ステップ 8:FTD1(ex-Primary)をFMC2に登録します。
FTD1(ex-Primary)CLIに移動し、新しいマネージャを設定します。
> configure manager add 10.62.148.247 cisco
Manager 10.62.148.247 successfully configured.
Please make note of reg_key as this will be required while adding Device in FMC.
>
FMC2(ターゲットFMC)のUIでDevices > Device Managementの順に移動し、FTDデバイスを追加します。

デバイスの登録が失敗した場合は、このドキュメントで問題のトラブルシューティングを参照してください。https://www.cisco.com/c/en/us/support/docs/security/firepower-ngfw/215540-configure-verify-and-troubleshoot-firep.html
前の手順でインポートしたアクセスコントロールポリシーを割り当てます。

必要なライセンスを適用し、デバイスを登録します。

結果は、次のとおりです。

ステップ 9:FTDデバイス設定オブジェクトをFMC2(ターゲットFMC)にインポートします。
FMC2(ターゲットFMC)にログインし、Devices > Device Managementに移動して、前のステップで登録したFTDデバイスを編集します。
Deviceタブに移動し、手順2でエクスポートしたFTD Policiessfoオブジェクトをインポートします。
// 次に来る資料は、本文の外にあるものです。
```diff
@@ -41,8 +42,9 @@
   const int nm = p.g.mmax + 1;
   const double phi0 = p.g.phi0[ring];
   const int nphi = p.g.nphi[ring];
-  for (int idx = threadIdx.x; idx < NPOL * nm; idx += kThreads) {
-    const int pol = idx / nm, m = idx - pol * nm;
+  const int nl = p.g.mlim[ring] + 1;
+  for (int idx = threadIdx.x; idx < NPOL * nl; idx += kThreads) {
+    const int pol = idx / nl, m = idx - pol * nl;
     double2 v;
     if (NPOL == 1) {
       v = p.b[((int64_t)f * p.g.nring + ring) * nm + m];
@@ -53,7 +55,7 @@
     double sn, cs;
     sincos((double)m * phi0, &sn, &cs);
     const double fac = m == 0 ? 1.0 : 2.0;
-    c[idx] = make_double2(fac * (v.x * cs - v.y * sn), fac * (v.x * sn + v.y * cs));
+    c[pol * nm + m] = make_double2(fac * (v.x * cs - v.y * sn), fac * (v.x * sn + v.y * cs));
   }
   __syncthreads();
   const int64_t base = p.g.start[ring];
@@ -64,7 +66,7 @@
     double acc[NPOL];
 #pragma unroll
     for (int q = 0; q < NPOL; ++q) acc[q] = 0.0;
-    for (int m = 0; m < nm; ++m) {
+    for (int m = 0; m < nl; ++m) {
 #pragma unroll
       for (int q = 0; q < NPOL; ++q) {
         const double2 cm = c[q * nm + m];
@@ -173,14 +175,16 @@
       vb = r == 0 ? make_double2(re.y, im.y) : make_double2(re.x, im.x);
     }
   };
+  const int nl = p.g.mlim[ring] + 1;
   const bool staged = p.stage_all || n < nm;
+  const int nr = rc.nrot;
   C<double>* rot = l.chirp + (BLUE ? 4 * rc.r_hi : 0);
   const double2* bfilt = BLUE ? p.g.bfilt + p.g.bf_off[rc.belt ? 0 : rc.r_lo + ((int)blockIdx.x >> 1)] : nullptr;
   const int64_t base = p.g.start[ring];
   for (int fb = 0; fb < nfb; fb += NB) {
     if (fb > 0) __syncthreads();
     if (staged) {
-      for (int q = threadIdx.x; q < NB * nm; q += kFftThreads) {
+      for (int q = threadIdx.x; q < NB * nl; q += kFftThreads) {
         const int m = q / NB, j = q - m * NB;
         C<double> a = {0.0, 0.0}, b = {0.0, 0.0};
         if (fb + j < nfb) {
@@ -192,8 +196,8 @@
           if (NPOL == 4) b = {vb.x * cs - vb.y * sn, vb.x * sn + vb.y * cs};
           if (m == 0) a.y = b.y = 0.0;
         }
-        rot[(j * 2 + 0) * nm + m] = a;
-        rot[(j * 2 + 1) * nm + m] = b;
+        rot[(j * 2 + 0) * nr + m] = a;
+        rot[(j * 2 + 1) * nr + m] = b;
       }
       __syncthreads();
     }
@@ -202,24 +206,24 @@
 #pragma unroll
       for (int j = 0; j < NB; ++j) zr[j] = zi[j] = 0.0;
       if (k < n && staged) {
-        for (int m = k; m < nm; m += n) {
+        for (int m = k; m < nl; m += n) {
 #pragma unroll
           for (int j = 0; j < NB; ++j) {
-            const C<double> a = rot[(j * 2 + 0) * nm + m], b = rot[(j * 2 + 1) * nm + m];
+            const C<double> a = rot[(j * 2 + 0) * nr + m], b = rot[(j * 2 + 1) * nr + m];
             zr[j] += a.x - b.y;
             zi[j] += a.y + b.x;
           }
         }
-        for (int m = (k == 0 ? n : n - k); m < nm; m += n) {
+        for (int m = (k == 0 ? n : n - k); m < nl; m += n) {
 #pragma unroll
           for (int j = 0; j < NB; ++j) {
-            const C<double> a = rot[(j * 2 + 0) * nm + m], b = rot[(j * 2 + 1) * nm + m];
+            const C<double> a = rot[(j * 2 + 0) * nr + m], b = rot[(j * 2 + 1) * nr + m];
             zr[j] += a.x + b.y;
             zi[j] += b.x - a.y;
           }
         }
       } else if (k < n) {
-        for (int m = k; m < nm; m += n) {
+        for (int m = k; m < nl; m += n) {
           const double2 ph = phase[m];
           const double cs = ph.x, sn = ph.y;
 #pragma unroll
@@ -238,7 +242,7 @@
             zi[j] += ai + br;
           }
         }
-        for (int m = (k == 0 ? n : n - k); m < nm; m += n) {
+        for (int m = (k == 0 ? n : n - k); m < nl; m += n) {
           const double2 ph = phase[m];
           const double cs = ph.x, sn = ph.y;
 #pragma unroll
```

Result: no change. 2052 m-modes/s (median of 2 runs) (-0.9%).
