+def _foreign_hooks(m, own):
+    for name in ("_forward_pre_hooks", "_backward_hooks", "_backward_pre_hooks", "_forward_hooks_with_kwargs", "_forward_pre_hooks_with_kwargs"):
+        if len(getattr(m, name, None) or ()):
+            return True
+    return any(k not in own and not getattr(getattr(h, "__self__", None), "is_linear_engine", False) for k, h in m._forward_hooks.items())
+
+
+class Pairs(object):
+    def __init__(self, lin, ode, mode):
+        self.lin, self._ode = weakref.ref(lin), weakref.ref(ode)
+        self.force = mode == "1"
+        self.heads = {}
+        self.tanhs = {}
+        self.tails = {}
+        self.off = None
+        self.checked = False
+        self.is_open = False
+        self.n_fused = 0
+        self._plain = {}
+        self._ok = {}
+        self._own = ()
+
+    def ops(self):
+        return self._ode()._ops
+
+    def find(self, func, slots, own_hook_ids):
+        self._own = frozenset(own_hook_ids)
+        count = {}
+        for parent in func.modules():
+            for child in parent._modules.values():
+                if child is not None:
+                    count[id(child)] = count.get(id(child), 0) + 1
+        ok_mod = lambda m: count.get(id(m), 0) == 1 and not _foreign_hooks(m, self._own)
+        for seq in func.modules():
+            if not isinstance(seq, nn.Sequential):
+                continue
+            kids = list(seq._modules.values())
+            for k in range(len(kids) - 1):
+                a, t = kids[k], kids[k + 1]
+                if type(a) is nn.Linear and type(t) is nn.Tanh and id(a) in slots and ok_mod(a) and ok_mod(t):
+                    self.heads[id(a)] = (a, t)
+                    self.tanhs[id(t)] = a
+                    nxt = kids[k + 2] if k + 2 < len(kids) else None
+                    if type(nxt) is nn.Linear and id(nxt) in slots and ok_mod(nxt) and not (k + 3 < len(kids) and type(kids[k + 3]) is nn.Tanh):
+                        self.tails[id(nxt)] = nxt
+        for mid in list(self.tails):
+            if mid in self.heads:
+                del self.tails[mid]
+        return bool(self.heads)
+
+    def modules(self):
+        return [a for a, _ in self.heads.values()] + list(self.tanhs_modules()) + list(self.tails.values())
+
+    def tanhs_modules(self):
+        return [t for _, t in self.heads.values()]
+
+    def open(self):
+        ode = self._ode()
+        if self.off is not None or self.is_open or ode is None or ode._sg is not None or getattr(ode, "_unit_capture", False):
+            return False
+        for m in self.modules():
+            if "forward" in m.__dict__ or _foreign_hooks(m, self._own):
+                return False
+        for a, t in self.heads.values():
+            a.__dict__["forward"] = _Bound(self, a, self._linear_forward)
+            t.__dict__["forward"] = _Bound(self, t, self._tanh_forward)
+        for a in self.tails.values():
+            a.__dict__["forward"] = _Bound(self, a, self._linear_forward)
+        self.is_open = True
+        self._plain = {}
+        return True
+
+    def close(self):
+        if not self.is_open:
+            return True
+        self.is_open = False
+        for m in self.modules():
+            if isinstance(m.__dict__.get("forward"), _Bound):
+                del m.__dict__["forward"]
+        left, self._plain = self._plain, {}
+        return not left
+
+    def switch_off(self, why):
+        if self.off is None:
+            self.off = why
+            warnings.warn("pnode_amd: the fused Linear+Tanh kernels (-pn_linear_fuse_tanh) are switched off for this solver: %s.  "
+                          "func runs on its modules' own forwards; -pn_linear_fuse_tanh 0 silences this." % why, RuntimeWarning)
+
+    def _usable(self, m, x):
+        ode = self._ode()
+        W, b = m.weight, m.bias
+        if not (isinstance(x, torch.Tensor) and x.is_cuda and x.dim() == 2) or torch.is_autocast_enabled():
+            return False, "its input is not a 2-D device tensor outside autocast"
+        fp32 = x.dtype == torch.float32 and W.dtype == torch.float32 and (b is None or b.dtype == torch.float32) and ode.tensor_dtype == torch.float32
+        key = (x.shape[0], W.shape[0], W.shape[1])
+        ok = self._ok.get(key)
+        if ok is None:
+            ok = self._ok[key] = bool(ode._ops.linear_act_supported(*key))
+        if not (fp32 and ok and x.shape[1] == W.shape[1]):
+            return False, "dtype %s or shape %s is outside pn_linear_act_supported" % (x.dtype, key)
+        if not (x.is_contiguous() and W.is_contiguous() and x.data_ptr() % 16 == 0 and W.data_ptr() % 16 == 0
+                and (b is None or (b.is_contiguous() and b.data_ptr() % 16 == 0))):
+            return False, "an operand is not contiguous or not 16-byte aligned"
+        return True, None
+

注:ステップ7で「b」オプション(新しいポリシーの作成)を選択した場合は、新しく作成したオブジェクトを移行したポリシー(ACPセキュリティゾーン、NATセキュリティゾーン、ルーティング、プラットフォーム設定など)に必ず割り当ててください。

FMCタスクが開始されます。

デバイス設定はFTD1に適用されます。たとえば、セキュリティゾーン、ACP、NATなどです。
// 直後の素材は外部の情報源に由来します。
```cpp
inline void expand_tokens(const kgpu_token8 *in, const uint64_t *tok_offsets, const uint32_t *first, uint64_t n, kgpu_token *out, bool stream) {
    const uint64_t base = tok_offsets[0];
#if defined(__x86_64__)
    if (stream && ((uintptr_t)out & 7u) == 0) {
        for (uint64_t s = 0; s < n; ++s) {
            uint32_t pos = first[2 * s], st = first[2 * s + 1];
            for (uint64_t k = tok_offsets[s] - base, e = tok_offsets[s + 1] - base; k < e; ++k) {
                const uint32_t p = in[k].packed, chars = KGPU_T8_CHARS(p), bytes = KGPU_T8_BYTES(p);
                long long *o = (long long *)(out + k);
                _mm_stream_si64(o, (long long)((uint64_t)(uint32_t)in[k].id | ((uint64_t)KGPU_T8_CLS(p) << 32)));
                _mm_stream_si64(o + 1, (long long)((uint64_t)pos | ((uint64_t)st << 32)));
                _mm_stream_si64(o + 2, (long long)((uint64_t)(st + chars) | ((uint64_t)bytes << 32)));
                pos += bytes; st += chars;
            }
        }
        return;
    }
#endif
    for (uint64_t s = 0; s < n; ++s) {
        uint32_t pos = first[2 * s], st = first[2 * s + 1];
        for (uint64_t k = tok_offsets[s] - base, e = tok_offsets[s + 1] - base; k < e; ++k) {
            const uint32_t p = in[k].packed, chars = KGPU_T8_CHARS(p), bytes = KGPU_T8_BYTES(p);
            out[k] = kgpu_token{in[k].id, KGPU_T8_CLS(p), pos, st, st + chars, bytes};
            pos += bytes; st += chars;
        }
    }
}
inline void expand_fence() {
#if defined(__x86_64__)
    _mm_sfence();
#endif
}
constexpr uint64_t EXPAND_STREAM_MIN_TOKENS = 32768;
inline bool expand_stream_wanted(uint64_t tokens) {
    static const int mode = [] { const char *e = getenv("KGPU_EXPAND_STREAM"); return e ? atoi(e) : -1; }();
    return mode >= 0 ? mode != 0 : tokens >= EXPAND_STREAM_MIN_TOKENS;
}

struct WorkerPool {
    std::mutex mu; std::condition_variable cv; std::deque<std::function<void()>> q; std::vector<std::thread> th;
    std::mutex done_mu; std::condition_variable done_cv;
    unsigned start();
    void submit(std::function<void()> f);
    void wait_zero(std::atomic<int> &counter);
    void task_done(std::atomic<int> &counter);
};
WorkerPool &workers();
struct TestHooks { bool no_small_calls = false, plain_leaves = false, byte_trie = false; uint64_t chunk_bytes = 4ull << 20, chunk_sents = 16384, depth = 12, multi_chunk_sents = 0, graphviz_chunk_sents = 0, graphviz_arena_initial = 0, graphviz_arena_max = 0; int aux_launch = -1; };
TestHooks test_hooks();
bool env_flag_now(const char *name);

unsigned planned_streams();
unsigned planned_long_streams();
void dict_release(kgpu_dict *d);

constexpr size_t ARENA_INITIAL = 1ull << 28;
constexpr size_t ARENA_MAX = 1ull << 37;
int pool_get(kgpu_dict *d, kgpu_ctx **c);
void pool_put(kgpu_dict *d, kgpu_ctx *c);
struct PooledCtx {
    kgpu_dict *d = nullptr; kgpu_ctx *c = nullptr; int rc = KGPU_OK;
    PooledCtx() = default;
    explicit PooledCtx(kgpu_dict *d_) { get(d_); }
    PooledCtx(const PooledCtx &) = delete; PooledCtx &operator=(const PooledCtx &) = delete;
    ~PooledCtx() { put(); }
    int get(kgpu_dict *d_) { d = d_; return rc = pool_get(d, &c); }
    void put() { if (c) { c->h2d_queued = false; pool_put(d, c); c = nullptr; } }
};
int ctx_h2d(kgpu_ctx *c, void *dst, const void *src, size_t bytes, const char *what);
int tokenize_device_impl(kgpu_ctx *c, const uint8_t *d_utf8, const uint64_t *d_offsets, uint64_t n, uint64_t total_bytes,
                         kgpu_token *d_tokens, kgpu_token8 *d_tokens8, uint32_t *d_first, uint8_t *status8, uint64_t *toff8, uint64_t token_capacity,
                         uint64_t *d_tok_offsets, uint8_t *d_status, const char *who);
struct DeviceRecords {
    const uint8_t *d_utf8; const uint64_t *d_offsets; uint64_t n; const kgpu_token *d_tokens; const uint64_t *d_tok_offsets;
    const uint8_t *status_in; uint8_t *status_out;
};
int begin_records_call(kgpu_ctx *c, const char *who);
int records_batch(kgpu_ctx *c, const DeviceRecords &r, size_t scratch_bytes, uint64_t *d_unit_offsets, RecordsBatch &b);
int records_launched(kgpu_ctx *c, int launch_error, const char *who, const char *what, uint64_t capacity);
WordTable word_table(const kgpu_words *w);
int enqueue_lines(kgpu_ctx *c, const DeviceRecords &r, uint8_t *d_text, uint64_t text_capacity, uint64_t *d_text_offsets, const char *who);
int enqueue_words(kgpu_ctx *c, const kgpu_words *w, const DeviceRecords &r, uint8_t *d_text, uint64_t text_capacity, uint64_t *d_text_offsets, const char *who);
int build_word_table(const uint8_t *known, size_t known_len, const uint8_t *unk, size_t unk_len, uint64_t n_morphs, uint64_t n_unk,
                     const kgpu_words_spec &spec, std::vector<WordRow> &rows, std::vector<uint8_t> &names);

void words_release(kgpu_words *w);
int enqueue_encode(kgpu_ctx *c, const kgpu_vocab *v, const DeviceRecords &r, int32_t *d_ids, uint64_t id_capacity, uint64_t width, int32_t pad_id, uint64_t *d_id_offsets, const char *who);
void dict_key_table(kgpu_dict *d);
int enqueue_count(kgpu_ctx *c, kgpu_counts *k, const DeviceRecords &r, const char *who);

int enqueue_normalize(kgpu_ctx *c, int form, const uint8_t *d_utf8, const uint64_t *d_offsets, uint64_t n, uint8_t *d_text, uint64_t text_capacity,
                      uint64_t *d_text_offsets, uint8_t *d_status, const char *who);

int require_features(kgpu_dict *d, const char *who);
int ensure_label_pool(kgpu_dict *d);

void parallel_copy(void *dst, const void *src, size_t bytes);
bool is_pinned_host(const void *p);
int batch_depth();
bool batch_is_pinned(const uint8_t *utf8, const uint64_t *offsets, uint64_t n);
int check_host_batch(const char *who, const uint64_t *offsets, uint64_t n, const uint8_t *utf8);
inline uint64_t token_bound(uint64_t total, uint64_t n) { return total + n + 1; }
struct MergeSrc { const kgpu_token8 *rec; const uint32_t *first; const uint64_t *toff; const uint8_t *st; };
struct ChunkInput {
    uint64_t n = 0, total = 0;
    size_t in_off = 0;
    int prepare(kgpu_ctx *c, uint64_t n, uint64_t total, bool staged);
    const uint64_t *d_offsets(const kgpu_ctx *c) const { return (const uint64_t *)c->in_block.p; }
    const uint8_t *d_text(const kgpu_ctx *c, uint64_t base) const { return (const uint8_t *)c->in_block.p + in_off - base; }
};
int upload_input(kgpu_ctx *c, const ChunkInput &in, const uint8_t *utf8, const uint64_t *off, bool pinned_in);
int split_block(kgpu_ctx *sc, const uint8_t *text, uint64_t len, const char *who, std::vector<uint64_t> &off, uint64_t &lines);
struct ChunkBlock {
    ChunkInput in;
    uint64_t cap = 0;
    size_t off_first = 0, off_toff = 0, off_status = 0;
    int prepare(kgpu_ctx *c, uint64_t n, uint64_t total, bool staged);
    int launch(kgpu_ctx *c, uint64_t base, const char *who) const;
    MergeSrc results(const kgpu_ctx *c) const;
};
struct LinesSink {
    uint8_t *text; uint64_t text_capacity; uint64_t *text_offsets; uint8_t *status;
    bool status_after_overflow;
    uint64_t text_done = 0;
    bool overflow = false;
    uint64_t unit = 1;
};
struct Renderer {
    enum Kind { LINES, WORDS, IDS } kind = LINES;
    const kgpu_words *words = nullptr;
    const kgpu_vocab *vocab = nullptr;
    Renderer() = default;
    explicit Renderer(const kgpu_words *w) : kind(WORDS), words(w) {}
    explicit Renderer(const kgpu_vocab *v) : kind(IDS), vocab(v) {}
    uint64_t unit() const { return kind == IDS ? 4 : 1; }
    const char *noun() const { return kind == IDS ? "id" : "text"; }
    size_t first_bytes(uint64_t total, uint64_t n) const;
    int enqueue(kgpu_ctx *c, const DeviceRecords &r, void *d_out, size_t out_bytes, uint64_t *d_offsets, const char *who) const;
};
struct RecordsChunk {
    uint64_t n = 0, total = 0;
    const uint8_t *d_utf8 = nullptr;
    const uint64_t *d_offsets = nullptr;
    int prepare(kgpu_ctx *c, uint64_t n, uint64_t total);
    int launch(kgpu_ctx *c, const char *who) const;
    DeviceRecords records(const kgpu_ctx *c) const;
};
struct LinesChunk : RecordsChunk {
    Renderer renderer;
    int prepare(kgpu_ctx *c, uint64_t n, uint64_t total);
// ... 87 lines not shown
```

Before: 138.3 million sentences/s.

## Assign each batch to the least-loaded HIP stream instead of fixed round-robin

```diff
diff --git a/kanpyo_amd/csrc/kgpu_chain.cpp b/kanpyo_amd/csrc/kgpu_chain.cpp
--- a/kanpyo_amd/csrc/kgpu_chain.cpp
+++ b/kanpyo_amd/csrc/kgpu_chain.cpp
@@ -4,6 +4,20 @@
 #include <cstdlib>
 
 namespace kgpu {
+
+unsigned pick_stream(const std::atomic<uint64_t> *load, unsigned n, std::atomic<unsigned> &cursor) {
+    if (n <= 1) return 0;
+    const unsigned from = cursor.load(std::memory_order_relaxed) % n;
+    unsigned best = from;
+    uint64_t least = load[from].load(std::memory_order_relaxed);
+    for (unsigned k = 1; k < n && least; ++k) {
+        const unsigned i = (from + k) % n;
+        const uint64_t l = load[i].load(std::memory_order_relaxed);
+        if (l + l / STREAM_TIE_SHARE < least) { least = l; best = i; }
+    }
+    cursor.store((best + 1) % n, std::memory_order_relaxed);
+    return best;
+}
 
 LaunchPlan make_launch_plan(int cus, const Occupancy &occ) {
     LaunchPlan t{};
diff --git a/kanpyo_amd/csrc/kgpu_chain.h b/kanpyo_amd/csrc/kgpu_chain.h
--- a/kanpyo_amd/csrc/kgpu_chain.h
+++ b/kanpyo_amd/csrc/kgpu_chain.h
@@ -84,4 +84,9 @@
 void chain_feedback(const LaunchPlan &plan, const Chain &ran, const Chain *tail, const Control &h, uint64_t n, uint32_t est_q8, Steering &st,
                     ContextSteering &cs);
 
+constexpr uint64_t STREAM_BATCH_BASE = 256;
+inline uint64_t stream_batch_weight(uint64_t total_bytes) { return total_bytes + STREAM_BATCH_BASE; }
+constexpr uint64_t STREAM_TIE_SHARE = 8;
+unsigned pick_stream(const std::atomic<uint64_t> *load, unsigned n, std::atomic<unsigned> &cursor);
+
 }
diff --git a/kanpyo_amd/csrc/kgpu_ctx.cpp b/kanpyo_amd/csrc/kgpu_ctx.cpp
--- a/kanpyo_amd/csrc/kgpu_ctx.cpp
+++ b/kanpyo_amd/csrc/kgpu_ctx.cpp
@@ -18,16 +18,20 @@
     else {
         std::lock_guard<std::mutex> g(d->pool_mu);
         const unsigned n_streams = planned_streams();
-        if (d->streams.size() < n_streams) {
+        if (!d->stream_load) {
+            d->stream_load.reset(new std::atomic<uint64_t>[n_streams]);
+            d->stream_batches.reset(new std::atomic<uint64_t>[n_streams]);
+            for (unsigned k = 0; k < n_streams; ++k) { d->stream_load[k].store(0, std::memory_order_relaxed); d->stream_batches[k].store(0, std::memory_order_relaxed); }
+            d->streams.reserve(n_streams);
+        }
+        while (d->streams.size() < n_streams) {
             hipStream_t st = nullptr;
             hipError_t e = hipStreamCreateWithFlags(&st, hipStreamNonBlocking);
             if (e != hipSuccess) { set_error("hipStreamCreate: %s", hipGetErrorString(e)); kgpu_ctx_destroy(c); return KGPU_ERR_HIP; }
             d->streams.push_back(st);
-            c->stream = st;
-        } else {
-            c->stream = d->streams[d->next_stream++ % d->streams.size()];
-        }
-        c->short_stream = c->stream;
+        }
+        c->short_idx = pick_stream(d->stream_load.get(), n_streams, d->stream_cursor);
+        c->stream = c->short_stream = d->streams[c->short_idx];
     }
     if (hipMalloc((void **)&c->d_ctl, sizeof(Control)) != hipSuccess ||
         hipHostMalloc((void **)&c->h_ctl, sizeof(Control), hipHostMallocMapped) != hipSuccess ||
@@ -51,6 +55,7 @@
 
 static void ctx_retire(kgpu_ctx *c) {
     c->pending = false;
+    if (c->load_weight) { c->dict->stream_load[c->load_idx].fetch_sub(c->load_weight, std::memory_order_relaxed); c->load_weight = 0; }
     if (c->steer.counted_long) { c->dict->steer.long_sentences_in_flight.fetch_sub(c->steer.counted_long, std::memory_order_relaxed); c->steer.counted_long = 0; }
 }
 
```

注意:ACPが複数のアクセスコントロール要素(ACE)に拡張されている場合、ACPのコンパイルプロセス(tmatchコンパイル)の完了には数分かかる場合があります。次のコマンドを使用して、ACPのコンパイルステータスを確認できます。
FTD3100-3# show asp rule-engine
Rule compilation Status: Completed
ステップ 10:FTD設定の終了
この時点で、FMC2(ターゲットFMC)への登録とデバイスポリシーのインポートの後もFTD1で依然として不足している可能性のあるすべての機能を設定することを目標としています。
NAT、プラットフォーム設定、QoSなどのポリシーがFTDに割り当てられていることを確認します。ポリシーは割り当てられているが、展開が保留中であることがわかります。
たとえば、プラットフォーム設定はインポートされてデバイスに割り当てられますが、展開は保留されます。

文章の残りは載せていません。